With The Federal Government Easing Its Stance, Psilocybin Research Is On A Roll
In light of science-based evaluations of the potential benefits of psychedelics as mental health treatments, companies are swiftly advancing research of their proprietary psilocybin compounds. Several companies have announced new research studies involving psilocybin in the last week.
The new efforts dovetail on suggestions that the federal government is more open to the prospects of currently illegal psychedelics as successful treatments for anxiety, depression, and substance abuse.
“Reducing Barriers to Scientific Research”
In a White House press release from September 2, Acting Director of National Drug Control Policy Regina LaBelle issued recommendations for “reducing barriers to scientific research for all Schedule I substances.” As a listed Schedule I substance, psilocybin is considered as one that has no medicinal value, according to the federal government.
“The Biden-Harris Administration strongly supports expanding the research of Schedule I substances to help advance evidence-based public policy,” the press release says. “For example, such research is critical in understanding FRS potential use for opioid addiction and overdose, chronic pain, and neurologic and psychiatric conditions, as well as its overall effects on human health.”
Supporting the White House’s new position are three companies with new research initiatives underway.
Mydecine Targets Smoking Cessation
Mydecine Innovations Group (OTC: MYCOF), a Denver-based biopharmaceutical specializing in addiction, announced the launch of a Phase 2/3 clinical of a smoking cessation treatment program using its MYCO-001 psilocybin compound.
To be conducted in partnership with Johns Hopkins University, the study will examine “the science and efficacy of MYCO-001 to treat nicotine dependence.” Mydecine executives cited current research suggesting that psilocybin treatments have shown dramatically higher rates of efficacy over a 12-month period than mainstream treatments.

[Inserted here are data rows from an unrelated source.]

@@ -267,10 +267,9 @@
   const uint32_t tk_slot = lane / J, tk_j = lane % J;
   const bool timers_on = TIMERS && p.timers_on && K;
   const uint32_t wstride = gridDim.x * kWarpsPerCta;
-  uint32_t pos_end = (aborted || !ORDERED) ? 0u : min(pos + p.spw, p.n_order);
-  const uint32_t pos_step = ORDERED ? 1u : kWarpsPerCta;
-  const uint32_t pos0 = pos;
-  uint32_t s = ORDERED ? __shfl_sync(0xffffffffu, my_ids, 0) : pos;
+  uint32_t pos_end = 0;
+  const uint32_t pos_step = SORTED ? 1u : kWarpsPerCta;
+  uint32_t s = pos;
   if (!p.batch_dep) asm volatile("griddepcontrol.wait;" ::: "memory");
   asm volatile("griddepcontrol.launch_dependents;");
   const uint32_t rng_first = blockIdx.x * kWarpsPerCta * p.spw, rng_end = min(rng_first + kWarpsPerCta * p.spw, p.n_subs);
@@ -284,7 +283,6 @@
     if (tim_bytes) bulk_g2s_hint(const_cast<uint4*>(s_tim4), p.timers + (size_t)first * K, tim_bytes, &s_sum->mbar_state, keep);
   };
   uint4 ca = make_uint4(0, 0, 0, 0), cb = ca, ta = ca;
-  if (ORDERED && pos < pos_end) ld_sector(p.ctl + s, ca, cb, keep);
   const uint32_t present = s_dsum[0];
   const bool has_unicast = s_dsum[1] != 0;
   bool bulk_pending = false;
@@ -297,7 +295,25 @@
     stage_round(rnd_first);
     mbar_wait(&s_sum->mbar_state, rnd_phase);
     rnd_phase ^= 1u;
-    pos = rnd_first + warp; pos_end = rnd_first + min(p.stage_subs, rng_end - rnd_first);
+    if constexpr (SORTED) {
+      const uint32_t rn = min(p.stage_subs, rng_end - rnd_first);
+      for (uint32_t i = tid; i < rn; i += kThreads) {
+        const uint32_t mi = s_ctl4[2u * i + 1u].z, mc = mi & CPBUS_MASK_ALL;
+        s_key[i] = (mi & kActiveBit) ? ((uint32_t)(32 - __popc(mc)) << 17) | mc : 0xFFFFFFFFu;
+      }
+      __syncthreads();
+      for (uint32_t i = tid; i < rn; i += kThreads) {
+        const uint32_t ki = s_key[i];
+        uint32_t r = 0;
+        for (uint32_t j = 0; j < rn; j++) { const uint32_t kj = s_key[j]; r += (kj < ki || (kj == ki && j < i)) ? 1u : 0u; }
+        s_rank[r] = i;
+      }
+      __syncthreads();
+      const uint32_t per = (rn + kWarpsPerCta - 1) / kWarpsPerCta;
+      pos = min(rn, warp * per); pos_end = min(rn, pos + per);
+    } else {
+      pos = rnd_first + warp; pos_end = rnd_first + min(p.stage_subs, rng_end - rnd_first);
+    }
   }
   if constexpr (PAIRS) {
     bool exhausted = aborted;
@@ -352,7 +368,7 @@
   uint32_t run_mask = 0xffffffffu, run_k = 0;
   uint64_t run_sum = 0;
   for (; pos < pos_end; pos += pos_step) {
-    const uint32_t si = pos - rnd_first;
+    const uint32_t si = SORTED ? s_rank[pos] : pos - rnd_first;
     uint4 cur_a = ca, cur_b = cb;
     auto ctl_half = [&](uint32_t h) -> uint4 { return STAGED ? s_ctl4[2u * si + h] : (h ? cur_b : cur_a); };
     auto tim_half = [&](uint32_t h) -> uint4 {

It’s possible the study could complete by the end of 2022.
Nova Mentis Tests Treatment for Obesity, Diabetes, FXS
Vancouver-based Nova Mentis Life Science Corp (OTC: NMLSF) has announced research efforts for psilocybin treatment on two different fronts. Last week Nova Mentis announced it was expanding its ongoing psilocybin R&D efforts to address obesity and diabetes. The announcement came after lab tests in Italy showed promise.

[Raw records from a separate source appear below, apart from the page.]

__device__ __forceinline__ void warp_copy(uint8_t *d, const uint8_t *s, uint32_t n, uint32_t lane) {
    if (n <= 64) {
        if (lane < n) d[lane] = s[lane];
        if (lane + 32 < n) d[lane + 32] = s[lane + 32];
        return;
    }
    const uint32_t head = static_cast<uint32_t>(-reinterpret_cast<intptr_t>(d)) & 3u;
    if (lane < head) d[lane] = s[lane];
    d += head; s += head; n -= head;
    const uint32_t nw = n >> 2;
    uint32_t *dw = reinterpret_cast<uint32_t *>(d);
    if ((reinterpret_cast<uintptr_t>(s) & 3u) == 0) {
        const uint32_t *sw = reinterpret_cast<const uint32_t *>(s);
        for (uint32_t i = lane; i < nw; i += 32) dw[i] = sw[i];
    } else {
        for (uint32_t i = lane; i < nw; i += 32) dw[i] = ld32u(s + 4 * i);
    }
    const uint32_t done = nw << 2;
    if (lane < n - done) d[done + lane] = s[done + lane];
}

__device__ __forceinline__ uint32_t skip_sum(uint32_t x) {
    const uint32_t q = x >> 6, r = x & 63u;
    return 32u * q * (q - 1u) + q * r;
}

struct SrcFlat {
    const uint8_t *base;
    __device__ __forceinline__ uint32_t ld32(int32_t v) const { return ld32u(base + v); }
    __device__ __forceinline__ const uint8_t *lit_ptr(int32_t v) const { return base + v; }
};
struct SrcSplit {
    const uint8_t *prefix; int32_t plen; const uint8_t *blk;
    __device__ __forceinline__ uint32_t byte(int32_t v) const { return v < plen ? prefix[v] : blk[v - plen]; }
    __device__ __forceinline__ uint32_t ld32(int32_t v) const {
        if (v >= plen) return ld32u(blk + (v - plen));
        if (v + 4 <= plen) return ld32u(prefix + v);
        return byte(v) | (byte(v + 1) << 8) | (byte(v + 2) << 16) | (byte(v + 3) << 24);
    }
    __device__ __forceinline__ const uint8_t *lit_ptr(int32_t v) const { return blk + (v - plen); }
};

struct Tab16 {
    uint16_t *t; int32_t start;
    __device__ __forceinline__ int32_t get(uint32_t h) const { return start + (int32_t)t[h]; }
    __device__ __forceinline__ void put(uint32_t h, int32_t p) { t[h] = (uint16_t)(p - start); }
};
struct TabG16 {
    uint16_t *t; int32_t start;
    __device__ __forceinline__ int32_t get(uint32_t h) const { return start + (int32_t)__ldcg(t + h); }
    __device__ __forceinline__ void put(uint32_t h, int32_t p) { __stcg(t + h, (uint16_t)(p - start)); }
};
template <bool kGlobal>
struct Tab12e {
    uint16_t *t; int32_t start; uint32_t epoch;
    __device__ __forceinline__ uint32_t ld(uint32_t h) const { return kGlobal ? (uint32_t)__ldcg(t + h) : (uint32_t)t[h]; }
    __device__ __forceinline__ void st(uint32_t h, uint32_t v) { if (kGlobal) __stcg(t + h, (uint16_t)v); else t[h] = (uint16_t)v; }
    __device__ __forceinline__ int32_t dec(uint32_t v) const { return (v >> 12) == epoch ? start + (int32_t)(v & 4095u) : -1; }
    __device__ __forceinline__ int32_t get(uint32_t h) const { return dec(ld(h)); }
    __device__ __forceinline__ void put(uint32_t h, int32_t p) { st(h, (epoch << 12) | (uint32_t)(p - start)); }
};
template <bool kGlobal>
struct TabOv {
    uint16_t *ov; const int32_t *base; int32_t start; uint32_t epoch;
    __device__ __forceinline__ uint32_t raw(uint32_t h) const {
        const uint32_t v = kGlobal ? (uint32_t)__ldcg(ov + h) : (uint32_t)ov[h];
        return (v >> 12) == epoch ? (uint32_t)(start + (int32_t)(v & 4095u) + 1) : (uint32_t)__ldg(base + h);
    }
    __device__ __forceinline__ void st(uint32_t h, uint32_t v) { if (kGlobal) __stcg(ov + h, (uint16_t)v); else ov[h] = (uint16_t)v; }
    __device__ __forceinline__ int32_t get(uint32_t h) const { return (int32_t)raw(h) - 1; }
    __device__ __forceinline__ void put(uint32_t h, int32_t p) { st(h, (epoch << 12) | (uint32_t)(p - start)); }
};
struct Tab32 {
    int32_t *t;
    __device__ __forceinline__ int32_t get(uint32_t h) const { return t[h] - 1; }
    __device__ __forceinline__ void put(uint32_t h, int32_t p) { t[h] = p + 1; }
};

template <class Src>
__device__ __forceinline__ uint8_t *emit_literals(uint8_t *d, const Src &S, int32_t anchor, uint32_t lit,
                                                   uint32_t token_low, uint32_t lane) {
    const uint32_t tok = ((lit < 15u ? lit : 15u) << 4) | token_low;
    if (lane == 0) d[0] = (uint8_t)tok;
    d += 1;
    if (lit >= 15u) {
        const uint32_t rest = lit - 15u, n255 = rest / 255u;
        for (uint32_t i = lane; i < n255; i += 32) d[i] = 255;
        if (lane == 0) d[n255] = (uint8_t)(rest - n255 * 255u);
        d += n255 + 1;
    }
    if (lit) warp_copy(d, S.lit_ptr(anchor), lit, lane);
    return d + lit;
}

template <class Tab, class Src>
__device__ uint32_t compress_block_warp(const Src &S, const int32_t start, const int32_t len, Tab &T, uint8_t *const out) {
    const uint32_t lane = lane_id();
    const uint32_t lt = (1u << lane) - 1u;
    const int32_t sEnd = start + len;
    const int32_t mflimit = sEnd - 12;
    const int32_t matchLimit = sEnd - 5;
    int32_t sIndex = start, anchor = start;
    uint32_t smc = 67;
    uint8_t *d = out;

    while (sIndex < mflimit) {
        const uint32_t base_sum = skip_sum(smc);
        const int32_t p = sIndex + (int32_t)(skip_sum(smc + lane) - base_sum);
        const bool valid = p < mflimit;
        uint32_t seq = 0, h = 0x10000u + lane;
        int32_t cand = -1;
        if (valid) {
            seq = S.ld32(p);
            h = (seq * 2654435761u) >> 18;
            cand = T.get(h);
        }
        const uint32_t same = __match_any_sync(FULL, h);
        const uint32_t prev = same & lt;
        const int j = prev ? 31 - __clz(prev) : (int)lane;
        const int32_t pj = __shfl_sync(FULL, p, j);
        const uint32_t sj = __shfl_sync(FULL, seq, j);
        uint32_t cseq = sj;
        if (prev) cand = pj;
        const bool ok = valid && cand >= 0 && cand != p && (((uint32_t)(p - cand)) >> 16) == 0;
        if (ok && !prev) cseq = S.ld32(cand);
        const bool hit = ok && cseq == seq;
        const uint32_t hits = __ballot_sync(FULL, hit);
        const uint32_t vmask = __ballot_sync(FULL, valid);
        const int hl = __ffs(hits) - 1;
        const uint32_t commit = hits ? ((2u << hl) - 1u) : vmask;
        if (((commit >> lane) & 1u) && ((same & commit) >> lane) == 1u) T.put(h, p);
        __syncwarp();
        if (!hits) {
            if (vmask != FULL) break;
            sIndex += (int32_t)(skip_sum(smc + 32u) - base_sum);
            smc += 32u;
            continue;
        }
        const int32_t s0 = __shfl_sync(FULL, p, hl);
        const int32_t m0 = __shfl_sync(FULL, cand, hl);
        smc = 67;

        int32_t ml;
        for (int32_t base = 4;; base += 128) {
            const int32_t q = s0 + base + 4 * (int32_t)lane;
            int32_t nv = matchLimit - q;
            nv = nv > 4 ? 4 : nv;
            int32_t eq = 0;
            if (nv > 0) {
                const uint32_t x = S.ld32(q) ^ S.ld32(m0 + base + 4 * (int32_t)lane);
                eq = x ? ((__ffs(x) - 1) >> 3) : 4;
                eq = eq < nv ? eq : nv;
            }
            const uint32_t stop = __ballot_sync(FULL, eq < 4);
            if (stop) {
                const int l = __ffs(stop) - 1;
                ml = base + 4 * l + __shfl_sync(FULL, eq, l);
                break;
            }
        }

        const uint32_t code = (uint32_t)(ml - 4);
        d = emit_literals(d, S, anchor, (uint32_t)(s0 - anchor), code < 15u ? code : 15u, lane);
        const uint32_t offset = (uint32_t)(s0 - m0);
        if (lane == 0) { d[0] = (uint8_t)offset; d[1] = (uint8_t)(offset >> 8); }
        d += 2;
        if (code >= 15u) {
            const uint32_t rest = code - 15u, n255 = rest / 255u;
            for (uint32_t i = lane; i < n255; i += 32) d[i] = 255;
            if (lane == 0) d[n255] = (uint8_t)(rest - n255 * 255u);
            d += n255 + 1;
        }
        sIndex = anchor = s0 + ml;
    }
    d = emit_literals(d, S, anchor, (uint32_t)(sEnd - anchor), 0u, lane);
    return (uint32_t)(d - out);
}

struct TabG32 {
    int32_t *t;
    __device__ __forceinline__ int32_t get(uint32_t h) const { return __ldcg(t + h) - 1; }
    __device__ __forceinline__ void put(uint32_t h, int32_t p) { __stcg(t + h, p + 1); }
};

__device__ __forceinline__ uint32_t tab_raw(const Tab16 &T, uint32_t h) { return T.t[h]; }
__device__ __forceinline__ void tab_set_raw(Tab16 &T, uint32_t h, uint32_t v) { T.t[h] = (uint16_t)v; }
__device__ __forceinline__ uint32_t tab_enc(const Tab16 &T, int32_t p) { return (uint32_t)(p - T.start) & 0xFFFFu; }
__device__ __forceinline__ int32_t tab_dec(const Tab16 &T, uint32_t raw) { return T.start + (int32_t)raw; }
__device__ __forceinline__ uint32_t tab_raw(const TabG16 &T, uint32_t h) { return __ldcg(T.t + h); }
__device__ __forceinline__ void tab_set_raw(TabG16 &T, uint32_t h, uint32_t v) { __stcg(T.t + h, (uint16_t)v); }
__device__ __forceinline__ uint32_t tab_enc(const TabG16 &T, int32_t p) { return (uint32_t)(p - T.start) & 0xFFFFu; }
__device__ __forceinline__ int32_t tab_dec(const TabG16 &T, uint32_t raw) { return T.start + (int32_t)raw; }
template <bool G> __device__ __forceinline__ uint32_t tab_raw(const Tab12e<G> &T, uint32_t h) { return T.ld(h); }
template <bool G> __device__ __forceinline__ void tab_set_raw(Tab12e<G> &T, uint32_t h, uint32_t v) { T.st(h, v); }
template <bool G> __device__ __forceinline__ uint32_t tab_enc(const Tab12e<G> &T, int32_t p) { return (T.epoch << 12) | (uint32_t)(p - T.start); }
template <bool G> __device__ __forceinline__ int32_t tab_dec(const Tab12e<G> &T, uint32_t raw) { return T.dec(raw); }
template <bool G> __device__ __forceinline__ uint32_t tab_raw(const TabOv<G> &T, uint32_t h) { return T.raw(h); }
template <bool G> __device__ __forceinline__ void tab_set_raw(TabOv<G> &T, uint32_t h, uint32_t v) { T.st(h, v); }
template <bool G> __device__ __forceinline__ uint32_t tab_enc(const TabOv<G> &T, int32_t p) { return (T.epoch << 12) | (uint32_t)(p - T.start); }
template <bool G> __device__ __forceinline__ int32_t tab_dec(const TabOv<G> &, uint32_t raw) { return (int32_t)raw - 1; }
__device__ __forceinline__ uint32_t tab_raw(const TabG32 &T, uint32_t h) { return (uint32_t)__ldcg(T.t + h); }
__device__ __forceinline__ void tab_set_raw(TabG32 &T, uint32_t h, uint32_t v) { __stcg(T.t + h, (int32_t)v); }
__device__ __forceinline__ uint32_t tab_enc(const TabG32 &, int32_t p) { return (uint32_t)(p + 1); }
__device__ __forceinline__ int32_t tab_dec(const TabG32 &, uint32_t raw) { return (int32_t)raw - 1; }
__device__ __forceinline__ uint32_t tab_raw(const Tab32 &T, uint32_t h) { return (uint32_t)T.t[h]; }
__device__ __forceinline__ void tab_set_raw(Tab32 &T, uint32_t h, uint32_t v) { T.t[h] = (int32_t)v; }
__device__ __forceinline__ uint32_t tab_enc(const Tab32 &, int32_t p) { return (uint32_t)(p + 1); }
__device__ __forceinline__ int32_t tab_dec(const Tab32 &, uint32_t raw) { return (int32_t)raw - 1; }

This week, Nova Mentis announced it had filed an FDA application for orphan drug designation for its compound for the treatment of fragile X syndrome. The company’s statement identifies FSX as “the most common inherited cause of autism spectrum disorder (ASD).”
Field Trip Health Aims at Difficult Depression Disorders
Field Trip Health Ltd. (NASDAQ: FTRP) announced on September 9 that they will pursue research on its novel psychedelic compound FT-104 as a potential therapy for Treatment-Resistant Depression (TRD) and Postpartum Depression (PPD). Though FT-104 is a synthetic serotonin agonist — not psilocybin — Field Trip said its potency is similar to the magic mushroom compound and is expected to produce a much shorter period of psychoactivity, around two to three hours.